Minggu, 26 Februari 2012

Melupakan yang Terdekat


Yang terdekat dengan kehidupan kita adalah anak dan keluarga kita. Dan kita sering melupakannya…
Cerita tentang “Guru Kehidupan” adalah juga termasuk cerita tentang orang yang akan diceritakan berikut ini. Yakni cerita tentang keberhasilan seseorang ‘menyelamatkan’ dirinya tetapi gagal dalam menjaga keselamatan keluarganya.
Saudara, banyak orang tua yang kelihatannya ‘selamat’. Maksudnya, dari sisi akhirat; shalatnya tepat waktu, mengutamakan berjama’ah, puasanya rajin, ibadah haji sudah, sering memberi nasihat kepada orang lain, dan sebagainya. Semuanya seakan terlihat sempurna, baik, kecuali satu hal, bahwa banyak di antara mereka yang lupa membimbing anaknya, membimbing keluarganya, kecuali bimbingan ala kadarnya. Sehingga yang terjadi adalah para orang tua baik di rumah dan di masyarakat, sementara anak mereka, keluarga mereka, berantakan.
Alkisah, Haji Dulgani termasuk salah satu tokoh di Kampung Tongkang, Tangerang, yang secara terang-terangan menyatakan ketidaksukaannya bila ada pemuda dan pemudi Kampung Ketapang yang “berdua-duaan”. Dia dengan getolnya menyuarakan pentingnya pemuda dan pemudi menjaga kemaluan dan kehormatannya. Ia tidak segan-segan mempermalukan suatu keluarga yang kedapatan anaknya hamil, atau menghamili. Alasannya, untuk pelajaran bagi keluarga lain yang belum tercemar. Haji Dulgani juga adalah salah satu Imam Rawatib di salah satu Mushalla di kampung tersebut. Setiap ada kenduri, tahlil, beliau adalah salah satu pembaca rawi (bacaan tradisional berbahasa Arab/Melayu yang biasa dibaca pas tahlil).

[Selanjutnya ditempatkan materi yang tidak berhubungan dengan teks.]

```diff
+        int64_t i = ((((int64_t)dz * kh + dy) * A + a) * kw + dx) * b8 + bg;
+        if (frag) {
+          const int B = out.B;
+          const int li = a & 31, t2 = bg >> 2, hh2 = (bg >> 1) & 1, s2 = bg & 1;
+          if (frag == 1) { const int ti = a >> 7, hd = (a >> 5) & 3; i = ((((hd * 3 + ti) * (B >> 5) + t2) * 2 + s2) * 64 + hh2 * 32 + li); }
+          else { const int q4 = A >> 2, wv = a / q4, mt = (a - wv * q4) >> 5; i = ((((wv * (A >> 7) + mt) * 4 + t2) * 2 + s2) * 64 + hh2 * 32 + li); }
+        }
+        if (lp) { *reinterpret_cast<us8*>(hi + i * 8) = bq; continue; }
+        *reinterpret_cast<half8*>(hi + i * 8) = h;
+        *reinterpret_cast<half8*>(lo + i * 8) = l;
+      }
+    }
+  }
+}
+static bool psp_out_ok(const wdno_wsplit_pair_item& it, const wdno_wsplit_out& o) {
+  const int mode = o.mode, K = it.K, C = it.C, A = o.A, B = o.B;
+  if (!(A > 0 && B > 0 && (B & 7) == 0 && mode >= 0 && mode <= 11 && o.hi)) return false;
+  if (mode >= 2 && mode <= 5 && !(it.kd == 1 && it.kh == 2 && it.kw == 2)) return false;
+  if (mode >= 6 && !(it.kd == 1 && it.kh == 1 && it.kw == 1)) return false;
+  if (!(mode != 1 && (mode < 6 || mode >= 10) ? (A >= K && B >= C) : (A >= C && B >= K))) return false;
+  if (mode == 10 && !(A == 384 && (B & 31) == 0 && o.lo)) return false;
+  if (mode == 11 && !(B == 128 && (A & 127) == 0 && o.lo)) return false;
+  return o.lo == nullptr || (it.amax != nullptr && o.scale_out != nullptr);
+}
+extern "C" int wdno_wsplit_pair_tiles(wdno_wsplit_pair_item* it) {
+  WDNO_REQUIRE(it && it->w && it->K > 0 && it->C > 0 && it->kd > 0 && it->kh > 0 && it->kw > 0 && (it->n_out == 1 || it->n_out == 2));
+  for (int o = 0; o < it->n_out; ++o) WDNO_REQUIRE(psp_out_ok(*it, it->out[o]));
+  if (it->n_out == 2) {
+    WDNO_REQUIRE(it->out[0].mode <= 1 && it->out[1].mode <= 1);
+    WDNO_REQUIRE((it->out[0].lo == nullptr) == (it->out[1].lo == nullptr));
+  }
+  if (!psp_choose_tile(it)) return it->n_out == 2 ? 0 : WDNO_EUNSUPPORTED;
+  const PackTile pt = psp_tile(*it);
+  const int64_t tiles = (int64_t)pt.tiles_k * pt.tiles_c;
+  return tiles > 0 && tiles < (1 << 24) ? (int)tiles : WDNO_EUNSUPPORTED;
+}
+extern "C" int wdno_pack_split_weight_paired(const void* table, const void* first, int n_items, int total_tiles, wdno_stream_t s) {
+  WDNO_REQUIRE(table && first && n_items > 0 && total_tiles >= n_items);
+  const int grid = std::min(total_tiles, 2 * std::max(1, wdno_num_cus()));
+  static const hipError_t attr = hipFuncSetAttribute((const void*)pack_split_weight_paired_kernel, hipFuncAttributeMaxDynamicSharedMemorySize, PSP_LDS_FLOATS * 4);
+  if (attr != hipSuccess) return WDNO_ELAUNCH;
+  pack_split_weight_paired_kernel<<<grid, PSP_THREADS, PSP_LDS_FLOATS * 4, as_stream(s)>>>((const wdno_wsplit_pair_item*)table, (const int*)first, n_items, total_tiles);
+  return wdno_check_launch();
+}
 extern "C" int wdno_pack_split_weight(const float* w, const float* amax, void* hi, void* lo, float* scale_out, int K, int C, int kd, int kh,
                                       int kw, int A, int B, int mode, wdno_stream_t s) {
   WDNO_REQUIRE(K > 0 && C > 0 && kd > 0 && kh > 0 && kw > 0 && A > 0 && B > 0 && (B & 7) == 0 && mode >= 0 && mode <= 11);
diff --git a/wdno_amd/ops.py b/wdno_amd/ops.py
--- a/wdno_amd/ops.py
+++ b/wdno_amd/ops.py
@@ -528,6 +528,60 @@
 class _WsplitItem(C.Structure):
     _fields_ = [('w', C.c_void_p), ('amax', C.c_void_p), ('hi', C.c_void_p), ('lo', C.c_void_p), ('scale_out', C.c_void_p),
                 ('K', C.c_int), ('C', C.c_int), ('kd', C.c_int), ('kh', C.c_int), ('kw', C.c_int), ('A', C.c_int), ('B', C.c_int), ('mode', C.c_int)]
+
+
+class _WsplitOut(C.Structure):
+    _fields_ = [('hi', C.c_void_p), ('lo', C.c_void_p), ('scale_out', C.c_void_p), ('A', C.c_int), ('B', C.c_int), ('mode', C.c_int), ('reserved', C.c_int)]
+
+
+class _WsplitPairItem(C.Structure):
+    _fields_ = [('w', C.c_void_p), ('amax', C.c_void_p), ('K', C.c_int), ('C', C.c_int), ('kd', C.c_int), ('kh', C.c_int), ('kw', C.c_int),
+                ('n_out', C.c_int), ('KT', C.c_int), ('CT', C.c_int), ('out', _WsplitOut * 2)]
+
+
+PAIRED_WEIGHT_REFRESH = True
+
+
+def _paired_tables(sitems, dev):
+    lib = _lib_()
+
+    def out_of(it):
+        return _WsplitOut(it.hi, it.lo, it.scale_out, it.A, it.B, it.mode, 0)
+
+    def item_of(its):
+        a = its[0]
+        pit = _WsplitPairItem(a.w, a.amax, a.K, a.C, a.kd, a.kh, a.kw, len(its), 0, 0)
+        for o, it in enumerate(its):
+            pit.out[o] = out_of(it)
+        return pit
+
+    groups = {}
+    for j, it in enumerate(sitems):
+        key = (it.w, it.K, it.C, it.kd, it.kh, it.kw) if it.mode <= 1 else (j,)
+        groups.setdefault(key, []).append(it)
+    pitems, first = [], [0]
+    for its in groups.values():
+        while its:
+            pit, n = None, 0
+            if len(its) >= 2 and its[0].mode != its[1].mode:
+                pit = item_of(its[:2])
+                n = lib.wdno_wsplit_pair_tiles(C.byref(pit))
+            if n > 0:
+                its = its[2:]
+            else:
+                pit = item_of(its[:1])
+                n = lib.wdno_wsplit_pair_tiles(C.byref(pit))
+                its = its[1:]
+            if n <= 0:
+                raise RuntimeError(f'wdno_wsplit_pair_tiles: {n}')
+            pitems.append(pit)
+            first.append(first[-1] + n)
+    if first[-1] >= 2 ** 31:
+        raise RuntimeError('weight refresh: tile count overflows')
+    arr = (_WsplitPairItem * len(pitems))(*pitems)
+    ptt = torch.frombuffer(bytearray(bytes(arr)), dtype=torch.uint8).to(dev)
+    pfirst = torch.tensor(first, dtype=torch.int32).to(dev)
+    return ptt, pfirst, len(pitems), first[-1]
 
 
 def _refresh_weight_plans(epoch_used, lp=None):
@@ -567,15 +621,18 @@
                                     kk, cc, kd, kh, kw, pl.kp, pl.cp8, _wmode(pl.kind))
         at = torch.frombuffer(bytearray(bytes(aitems)), dtype=torch.uint8).to(dev)
         stt = torch.frombuffer(bytearray(bytes(sitems)), dtype=torch.uint8).to(dev)
-        tabs = (amax, at, stt, len(wptrs))
+        tabs = (amax, at, stt, len(wptrs)) + _paired_tables(sitems, dev)
         _wtables[keys] = tabs
-    amax, at, stt, nw = tabs
+    amax, at, stt, nw, ptt, pfirst, npair, ntiles = tabs
     lib = _lib_()
     with torch.no_grad():
         if not lp:
             amax.zero_()
             _lib.check(lib.wdno_amax_multi(_p(at), nw, 64, _stream()), 'amax_multi')
-        _lib.check(lib.wdno_pack_split_weight_multi(_p(stt), len(keys), 256, _stream()), 'pack_split_weight_multi')
+        if PAIRED_WEIGHT_REFRESH:
+            _lib.check(lib.wdno_pack_split_weight_paired(_p(ptt), _p(pfirst), npair, ntiles, _stream()), 'pack_split_weight_paired')
+        else:
+            _lib.check(lib.wdno_pack_split_weight_multi(_p(stt), len(keys), 256, _stream()), 'pack_split_weight_multi')
     for k in keys:
         pl = _wplans[k]
         pl.ver = (pl.w._version, WEIGHT_EPOCH)
```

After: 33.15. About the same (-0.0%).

Suatu hari, bagai petir di siang hari bolong tanpa hujan, ia mendengar anaknya hamil! Betapa malu
nya ia. Selama ini hal itu yang ia suarakan di sana dan di sini. Sekarang, anaknya sendiri yang hamil. Haji Dulgani resah dan malu bukan main. Ia minta ampun telah sibuk dengan orang lain dan lupa dengan keluarganya sendiri. Ia juga minta ampun telah mementingkan dirinya sendiri. Bahkan dalam gerakan ibadahnya ia ragu, apakah selama ini ia lakukan untuk Rabb-nya atau untuk dirinya. Dalam artian ibadahnya ikhlas atau tidak. Jangan-jangan supaya dilihat oleh orang kampung…
***
Saudara, menyesal tidak menyesal, malu tidak malu, musibah sudah terjadi. Anaknya Haji Dulgani sudah terlanjur hamil. Yang belum terlambat adalah kita. Sekali lagi, yang belum terlambat adalah kita, para pembaca. Jangan sampai kita terlambat menyadari seperti terlambatnya Haji Dulgani. Dan sadari satu hal, bahwa orang-orang terdekat — anak, istri dan keluarga — pun butuh keselamatan…
Saatnya memperkenalkan Allah kepada seluruh bagian kehidupan kita.